MATERIALS PROVIDED:

template <int ABL, int TC>
__global__ __launch_bounds__(256) void conv3x3_wino_kernel(ConvArgs a) {
  constexpr int TR = 64 / TC;
  constexpr int RC = 2 * TC + 2, RR = 2 * TR + 2;
  constexpr int WG_RAW_PIECES = RR * RC * 2;
  static_assert((WG_RAW_PIECES + 63) / 64 <= WG_RAW_LOADS, "raw tile DMA slots");
  extern __shared__ __attribute__((aligned(16))) float lds[];
  float *const raw_lds = lds;
  float *const v_lds = lds + 2 * WG_RAW_FLOATS;
  float *const u_lds = v_lds + 2 * WG_V_FLOATS;
  const int tid = threadIdx.x, lane = tid & 63;
  unsigned long long tk0 = 0, tk1 = 0, tk2 = 0;
  if constexpr ((ABL & 64) != 0) tk0 = __builtin_amdgcn_s_memtime();
  const int wave = __builtin_amdgcn_readfirstlane(tid >> 6);
  const int half = lane >> 5, l31 = lane & 31;
  int bid = blockIdx.x, split = blockIdx.y, cps = a.chunks_per_split;
  bool partial = a.splits > 1;
  if (a.tail_splits > 1 && bid >= a.tail_first) {
    const int t = bid - a.tail_first;
    split = t % a.tail_splits; bid = a.tail_first + t / a.tail_splits; cps = a.tail_cps; partial = true;
  }
  const int ct = bid % a.n_ct, sp = bid / a.n_ct;
  const int tyb = sp / a.tiles_x, txb = sp - tyb * a.tiles_x;
  const int y0 = tyb * (2 * TR), x0 = txb * (2 * TC), cout0 = ct * 64;
  const int mbase = (wave >> 1) * 32, nbase = (wave & 1) * 32;

  constexpr int RAW_IT = (WG_RAW_LOADS + 3) / 4;
  unsigned raw_rel[RAW_IT];
#pragma unroll
  for (int i = 0; i < RAW_IT; ++i) {
    int p = min((i * 4 + wave) * 64 + lane, WG_RAW_PIECES - 1);
    int r = p / (RC * 2), o = p - r * (RC * 2);
    raw_rel[i] = (unsigned)(((r * a.in_Wp) * 8 + o * 4) * 4);
  }
  const unsigned u_lane = (unsigned)((((wave & 1) * 64 + lane) * 4) * 4);
  const size_t u_chunk = (size_t)16 * a.CoutP * 8;
  const float *const in_tile = a.in + (size_t)(y0 * a.in_Wp + x0) * 8;
  const float *const w_tile = a.wpk + (size_t)cout0 * 8;
  const unsigned lds0 = lds_byte_addr(lds);
  const unsigned raw_slot = lds0 + (unsigned)(wave * 256) * 4, u_slot = lds0 + (unsigned)(2 * WG_RAW_FLOATS + 2 * WG_V_FLOATS + wave * 256) * 4;
  auto issue_raw_item = [&](int c, int buf, int i) {
    glds16_saddr(in_tile + (size_t)c * a.in_plane, raw_rel[i], raw_slot + (unsigned)(buf * WG_RAW_FLOATS + i * 1024) * 4);
  };
  auto issue_raw = [&](int c, int buf) {
#pragma unroll
    for (int i = 0; i < RAW_IT; ++i) issue_raw_item(c, buf, i);
  };
  auto issue_u = [&](int c, int buf, int i) {
    const float *slice = w_tile + (size_t)c * u_chunk + (size_t)(((i * 4 + wave) >> 1) * a.CoutP) * 8;
    glds16_saddr(slice, u_lane, u_slot + (unsigned)(buf * WG_U_FLOATS + i * 1024) * 4);
  };

  const int tf_tile = wave * 16 + (lane >> 2), tf_cp = lane & 3;
  const int tf_rd = ((2 * (tf_tile / TC)) * RC + 2 * (tf_tile % TC)) * 8 + 2 * tf_cp;
  const int tf_wr = tf_tile * 8 + ((2 * tf_cp) ^ (((tf_tile >> 3) & 1) << 2));
  f32x2 d[16], t[16];
  auto tf_load = [&](int buf) {
    const float *R = raw_lds + buf * WG_RAW_FLOATS + tf_rd;
#pragma unroll
    for (int r = 0; r < 4; ++r)
#pragma unroll
      for (int q = 0; q < 4; ++q) d[r * 4 + q] = *reinterpret_cast<const f32x2 *>(R + (r * RC + q) * 8);
  };
  auto tf_rows = [&]() {
#pragma unroll
    for (int q = 0; q < 4; ++q) {
      t[0 + q] = d[0 + q] - d[8 + q];
      t[4 + q] = d[4 + q] + d[8 + q];
      t[8 + q] = d[8 + q] - d[4 + q];
      t[12 + q] = d[4 + q] - d[12 + q];
    }
  };
  auto tf_cols_store = [&](int xi, int buf) {
    float *Vw = v_lds + buf * WG_V_FLOATS + tf_wr + xi * 4 * 512;
    *reinterpret_cast<f32x2 *>(Vw + 0 * 512) = t[xi * 4 + 0] - t[xi * 4 + 2];
    *reinterpret_cast<f32x2 *>(Vw + 1 * 512) = t[xi * 4 + 1] + t[xi * 4 + 2];
    *reinterpret_cast<f32x2 *>(Vw + 2 * 512) = t[xi * 4 + 2] - t[xi * 4 + 1];
    *reinterpret_cast<f32x2 *>(Vw + 3 * 512) = t[xi * 4 + 1] - t[xi * 4 + 3];
  };

  auto tf_load_item = [&](int buf, int i) {
    const float *R = raw_lds + buf * WG_RAW_FLOATS + tf_rd + ((i >> 1) * RC + (i & 1) * 2) * 8;
    d[2 * i] = *reinterpret_cast<const f32x2 *>(R);
    d[2 * i + 1] = *reinterpret_cast<const f32x2 *>(R + 8);
  };
  auto tf_rows_item = [&](int q) {
    t[0 + q] = d[0 + q] - d[8 + q];
    t[4 + q] = d[4 + q] + d[8 + q];
    t[8 + q] = d[8 + q] - d[4 + q];
    t[12 + q] = d[4 + q] - d[12 + q];
  };
  auto tf_cols_compute = [&](int xi) {
    const f32x2 v0 = t[xi * 4 + 0] - t[xi * 4 + 2], v1 = t[xi * 4 + 1] + t[xi * 4 + 2];
    const f32x2 v2 = t[xi * 4 + 2] - t[xi * 4 + 1], v3 = t[xi * 4 + 1] - t[xi * 4 + 3];
    t[xi * 4 + 0] = v0; t[xi * 4 + 1] = v1; t[xi * 4 + 2] = v2; t[xi * 4 + 3] = v3;
  };
  auto tf_store_item = [&](int i, int buf) {
    float *Vw = v_lds + buf * WG_V_FLOATS + tf_wr + (2 * i) * 512;
    *reinterpret_cast<f32x2 *>(Vw) = t[2 * i];
    *reinterpret_cast<f32x2 *>(Vw + 512) = t[2 * i + 1];
  };

  const int c0 = split * cps;
  const int c1 = min(a.nchunks, c0 + cps);
  const int n_more = c1 - 1 - c0;
  const int b0 = n_more & 1;
  issue_raw(c0, b0);
#pragma unroll
  for (int i = 0; i < 8; ++i) issue_u(c0, b0, i);
  issue_raw(min(c0 + 1, c1 - 1), b0 ^ 1);
  f32x16 acc[16];
  if constexpr ((ABL & 128) == 0) dma_wait_all();
  __syncthreads();
  tf_load(b0);
  tf_rows();
#pragma unroll
  for (int xi = 0; xi < 4; ++xi) tf_cols_store(xi, b0);
  __syncthreads();

  const int frag_sw = (half ^ ((l31 >> 3) & 1)) * 4;
  const int frag_u = (mbase + l31) * 8 + frag_sw, frag_v = (nbase + l31) * 8 + frag_sw;
  f32x4 af[2][2], bf[2][2];
  auto load_frags = [&](int buf, int pr, int slot) {
    const float *Ul = u_lds + buf * WG_U_FLOATS + frag_u, *Vl = v_lds + buf * WG_V_FLOATS + frag_v;
#pragma unroll
    for (int k = 0; k < 2; ++k) {
      af[slot][k] = *reinterpret_cast<const f32x4 *>(Ul + (2 * pr + k) * 512);
      bf[slot][k] = *reinterpret_cast<const f32x4 *>(Vl + (2 * pr + k) * 512);
    }
  };
  load_frags(b0, 0, 0);
  unsigned long long tr0 = 0, tr1 = 0, tr2 = 0;
  auto body = [&](int c, auto more_tag, auto parity_tag, auto first_tag) {
    constexpr bool MORE = decltype(more_tag)::value;
    constexpr int s = decltype(parity_tag)::value;
    constexpr bool FIRST = decltype(first_tag)::value;
#pragma unroll
    for (int p = 0; p < 8; ++p) {
      const int cur = p & 1;
      if constexpr ((ABL & 64) != 0) {
        if (p == 0) tr0 = __builtin_amdgcn_s_memtime();
        if (a.trace && blockIdx.x < 4 && blockIdx.y == 0 && tid == 0 && (c - c0) == 5) a.trace[4 * 64 * 4 + blockIdx.x * 8 + p] = __builtin_amdgcn_s_memtime();
      }
      if (p == 7 && MORE) {
        if constexpr ((ABL & 64) != 0) tr1 = __builtin_amdgcn_s_memtime();
        __builtin_amdgcn_s_waitcnt(0xc07f);
        if constexpr ((ABL & 64) != 0) tr2 = __builtin_amdgcn_s_memtime();
        dma_wait_all();
        if constexpr (!(ABL & 2)) __syncthreads();
        if constexpr ((ABL & 64) != 0) {
          const unsigned long long tr3 = __builtin_amdgcn_s_memtime();
          if (a.trace && blockIdx.x < 4 && blockIdx.y == 0 && tid == 0) {
            unsigned long long *o = a.trace + ((size_t)blockIdx.x * 64 + (c - c0)) * 4;
            o[0] = tr0; o[1] = tr1 - tr0; o[2] = tr2 - tr1; o[3] = tr3 - tr2;
          }
        }
        if constexpr (!(ABL & 16)) load_frags(s ^ 1, 0, 0);
      }
#pragma unroll
      for (int i = 0; i < 8; ++i) {
        __builtin_amdgcn_sched_barrier(0);
        if constexpr (FIRST) {
          if (i < 2) acc[2 * p + (i & 1)] = __builtin_amdgcn_mfma_f32_32x32x2f32(af[cur][i & 1][0], bf[cur][i & 1][0], f32x16{}, 0, 0, 0);
        }
        if (!FIRST || i >= 2)
          acc[2 * p + (i & 1)] = __builtin_amdgcn_mfma_f32_32x32x2f32(af[cur][i & 1][i >> 1], bf[cur][i & 1][i >> 1], acc[2 * p + (i & 1)], 0, 0, 0);
        __builtin_amdgcn_sched_barrier(0);
        if (i == 0 && p + 1 < 8 && !(ABL & 16)) load_frags(s, p + 1, cur ^ 1);
        if constexpr (MORE) {
          const int m = p * 8 + i;
          if constexpr (!(ABL & 1)) {
            if (m >= 1 && m <= 8) issue_u(c + 1, s ^ 1, m - 1);
            else if (m >= 9 && m <= 11) issue_raw_item(min(c + 2, c1 - 1), s, m - 9);
          }
          if constexpr (!(ABL & 4)) {
            if (m >= 12 && m <= 19) tf_load_item(s ^ 1, m - 12);
            else if (m == 27) {
#pragma unroll
              for (int q = 0; q < 4; ++q) tf_rows_item(q);
#pragma unroll
              for (int xi = 0; xi < 4; ++xi) tf_cols_compute(xi);
            } else if (m >= 28 && m <= 35) tf_store_item(m - 28, s ^ 1);
          }
        }
      }
    }
  };
  if constexpr ((ABL & 64) != 0) tk1 = __builtin_amdgcn_s_memtime();
  using P0 = std::integral_constant<int, 0>;
  using P1 = std::integral_constant<int, 1>;
  using T = std::true_type;
  using F = std::false_type;
  f32x4 bias4[4];
  auto load_bias = [&]() {
#pragma unroll
    for (int g = 0; g < 4; ++g) {
      const int cb = min((cout0 + mbase) / 8 + g, a.out_cb - 1);
      bias4[g] = *reinterpret_cast<const f32x4 *>(a.bpk + cb * 8 + half * 4);
    }
  };
  if (n_more == 0) {
#pragma unroll
    for (int k = 0; k < 16; ++k)
#pragma unroll
      for (int r = 0; r < 16; ++r) acc[k][r] = 0.0f;
  } else {
    int cc = c0;
    if (n_more & 1) { body(cc, T{}, P1{}, T{}); ++cc; }
    else { body(cc, T{}, P0{}, T{}); body(cc + 1, T{}, P1{}, F{}); cc += 2; }
    for (; cc < c1 - 1; cc += 2) { body(cc, T{}, P0{}, F{}); body(cc + 1, T{}, P1{}, F{}); }
  }
  load_bias();
  body(c1 - 1, F{}, P0{}, F{});
#pragma unroll
  for (int g = 0; g < 4; ++g) asm volatile("" : "+v"(bias4[g]));
  if constexpr ((ABL & 64) != 0) tk2 = __builtin_amdgcn_s_memtime();

  if constexpr ((ABL & 8) != 0) {
    if (a.H < 0) {
#pragma unroll
      for (int k = 0; k < 16; ++k) *reinterpret_cast<f32x16 *>(a.part + (size_t)k * 16 + lane * 256) = acc[k];
    }
    return;
  }
  const int tau = nbase + l31;
  const int y = y0 + 2 * (tau / TC), x = x0 + 2 * (tau % TC);
  float *const obase = partial ? a.part + (size_t)split * a.part_slab : a.out;
  const unsigned off00 = (unsigned)((((y + 1) * a.out_Wp + x + 1) * 8 + half * 4) * 4);
  const unsigned row_b = (unsigned)(a.out_Wp * 32);
  const unsigned offk[4] = {off00, off00 + 32u, off00 + row_b, off00 + row_b + 32u};
  const int py = y >> 1, px = x >> 1;
  const unsigned offp = (unsigned)((((py + 1) * a.pool_Wp + px + 1) * 8 + half * 4) * 4);
  auto out_transform = [&](int g, f32x2 (&Y)[4][2]) {
#pragma unroll
    for (int ep = 0; ep < 2; ++ep) {
      const int r = g * 4 + ep * 2;
      f32x2 m[16];
#pragma unroll
      for (int k = 0; k < 16; ++k) {
        asm("v_accvgpr_read_b32 %0, %1" : "=v"(m[k][0]) : "a"(acc[k][r]));
        asm("v_accvgpr_read_b32 %0, %1" : "=v"(m[k][1]) : "a"(acc[k][r + 1]));
      }
      const f32x2 s0 = m[0] + m[4] + m[8], s1 = m[1] + m[5] + m[9], s2 = m[2] + m[6] + m[10], s3 = m[3] + m[7] + m[11];
      const f32x2 u0 = pk_sub(pk_sub(m[4], m[8]), m[12]), u1 = pk_sub(pk_sub(m[5], m[9]), m[13]);
      const f32x2 u2 = pk_sub(pk_sub(m[6], m[10]), m[14]), u3 = pk_sub(pk_sub(m[7], m[11]), m[15]);
      Y[0][ep] = s0 + s1 + s2; Y[1][ep] = pk_sub(pk_sub(s1, s2), s3);
      Y[2][ep] = u0 + u1 + u2; Y[3][ep] = pk_sub(pk_sub(u1, u2), u3);
    }
  };
  const int cb0 = (cout0 + mbase) / 8;
  const bool interior = y0 + 2 * TR <= a.H && x0 + 2 * TC <= a.W &&
                        (partial || !a.pool || ((y0 >> 1) + TR <= a.pool_H && (x0 >> 1) + TC <= a.pool_W));
  enum { FIN_EDGE, FIN_PARTIAL, FIN_POOLED, FIN_FULL };
  const int fin = !interior ? FIN_EDGE : partial ? FIN_PARTIAL : a.out == nullptr ? FIN_POOLED : FIN_FULL;
  const float ninf = -INFINITY;
  const bool okx1 = x + 1 < a.W, oky1 = y + 1 < a.H, ok00 = y < a.H && x < a.W;
  const bool okk[4] = {ok00, ok00 && okx1, ok00 && oky1, ok00 && okx1 && oky1};
  const bool okp = a.pool && py < a.pool_H && px < a.pool_W;
#pragma unroll
  for (int g = 0; g < 4; ++g) {
    const int cb = cb0 + g;
    if (cb >= a.out_cb) continue;
    f32x2 Y[4][2];
    out_transform(g, Y);
    const f32x2 b01 = f32x2{bias4[g][0], bias4[g][1]}, b23 = f32x2{bias4[g][2], bias4[g][3]};
    char *const ob = reinterpret_cast<char *>(obase + (size_t)cb * a.out_plane);
    char *const pb = reinterpret_cast<char *>(a.pool + (size_t)cb * a.pool_plane);
    if (fin == FIN_POOLED) {
      f32x2 v0 = vmax3_2s(vmax3_2(Y[0][0], Y[1][0], Y[2][0]), Y[3][0], ninf) + b01;
      f32x2 v1 = vmax3_2s(vmax3_2(Y[0][1], Y[1][1], Y[2][1]), Y[3][1], ninf) + b23;
      if (a.relu) { v0 = vrelu_2(v0); v1 = vrelu_2(v1); }
      if (a.pool) *reinterpret_cast<f32x4 *>(pb + offp) = f32x4{v0[0], v0[1], v1[0], v1[1]};
    } else if (fin == FIN_FULL) {
      f32x2 V[4][2];
#pragma unroll
      for (int k = 0; k < 4; ++k) { V[k][0] = Y[k][0] + b01; V[k][1] = Y[k][1] + b23; }
      if (a.relu) {
#pragma unroll
        for (int k = 0; k < 4; ++k) { V[k][0] = vrelu_2(V[k][0]); V[k][1] = vrelu_2(V[k][1]); }
      }
#pragma unroll
      for (int k = 0; k < 4; ++k) *reinterpret_cast<f32x4 *>(ob + offk[k]) = f32x4{V[k][0][0], V[k][0][1], V[k][1][0], V[k][1][1]};
      if (a.pool) {
        const f32x2 mx0 = vmax3_2s(vmax3_2(V[0][0], V[1][0], V[2][0]), V[3][0], ninf), mx1 = vmax3_2s(vmax3_2(V[0][1], V[1][1], V[2][1]), V[3][1], ninf);
        *reinterpret_cast<f32x4 *>(pb + offp) = f32x4{mx0[0], mx0[1], mx1[0], mx1[1]};
      }
    } else if (fin == FIN_PARTIAL) {
#pragma unroll
      for (int k = 0; k < 4; ++k) *reinterpret_cast<f32x4 *>(ob + offk[k]) = f32x4{Y[k][0][0], Y[k][0][1], Y[k][1][0], Y[k][1][1]};
    } else if (partial) {
#pragma unroll
      for (int k = 0; k < 4; ++k)
        if (okk[k]) *reinterpret_cast<f32x4 *>(ob + offk[k]) = f32x4{Y[k][0][0], Y[k][0][1], Y[k][1][0], Y[k][1][1]};
    } else {
      f32x2 mx0 = f32x2{-INFINITY, -INFINITY}, mx1 = mx0;
#pragma unroll
      for (int k = 0; k < 4; ++k) {
        f32x2 v0 = Y[k][0] + b01, v1 = Y[k][1] + b23;
        if (a.relu) { v0 = vrelu_2(v0); v1 = vrelu_2(v1); }
        if (okk[k] && a.out) *reinterpret_cast<f32x4 *>(ob + offk[k]) = f32x4{v0[0], v0[1], v1[0], v1[1]};
        if (okk[k]) { mx0 = vmax_2(mx0, v0); mx1 = vmax_2(mx1, v1); }
      }
      if (okp) *reinterpret_cast<f32x4 *>(pb + offp) = f32x4{mx0[0], mx0[1], mx1[0], mx1[1]};
    }
    __builtin_amdgcn_sched_barrier(0);
  }
  if constexpr ((ABL & 64) != 0) {
    const unsigned long long tk3 = __builtin_amdgcn_s_memtime();
    if (a.trace && blockIdx.x < 4 && blockIdx.y == 0 && tid == 0) {
      unsigned long long *o = a.trace + 4 * 64 * 4 + 32 + blockIdx.x * 4;
      o[0] = tk1 - tk0; o[1] = tk2 - tk1; o[2] = tk3 - tk2; o[3] = tk0;
    }
    if (a.trace && blockIdx.y == 0 && tid == 0 && blockIdx.x < 4096) {
      unsigned long long *o = a.trace + 4 * 64 * 4 + 48 + (size_t)blockIdx.x * 3;
      const unsigned hw = __builtin_amdgcn_s_getreg((31 << 11) | 4), xcc = __builtin_amdgcn_s_getreg((31 << 11) | 20);
      o[0] = ((unsigned long long)xcc << 32) | hw; o[1] = tk0; o[2] = tk3;
    }
  }
}

template <int ABL>
static int launch_conv_wino_t(const ConvArgs &a, int tiles_y, hipStream_t s) {
  auto kern = a.wino_tc == 16 ? conv3x3_wino_kernel<ABL, 16> : conv3x3_wino_kernel<ABL, 8>;
  { int rc_attr = set_max_dyn_lds(reinterpret_cast<const void *>(kern), (int)WG_LDS_BYTES); if (rc_attr) return rc_attr; }
  const int blocks = a.n_ct * tiles_y * a.tiles_x;
  dim3 grid((unsigned)(a.tail_splits > 1 ? a.tail_first + (blocks - a.tail_first) * a.tail_splits : blocks), (unsigned)a.splits);
  hipLaunchKernelGGL(kern, grid, dim3(256), WG_LDS_BYTES, s, a);
  MPN_CHECK_LAUNCH();
  return MPN_OK;
}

WHAT IS BEING ASKED: Every line above with the string "INFINITY" in it needs to be copied.

ANSWER SECTION:
  const float ninf = -INFINITY;
      f32x2 mx0 = f32x2{-INFINITY, -INFINITY}, mx1 = mx0;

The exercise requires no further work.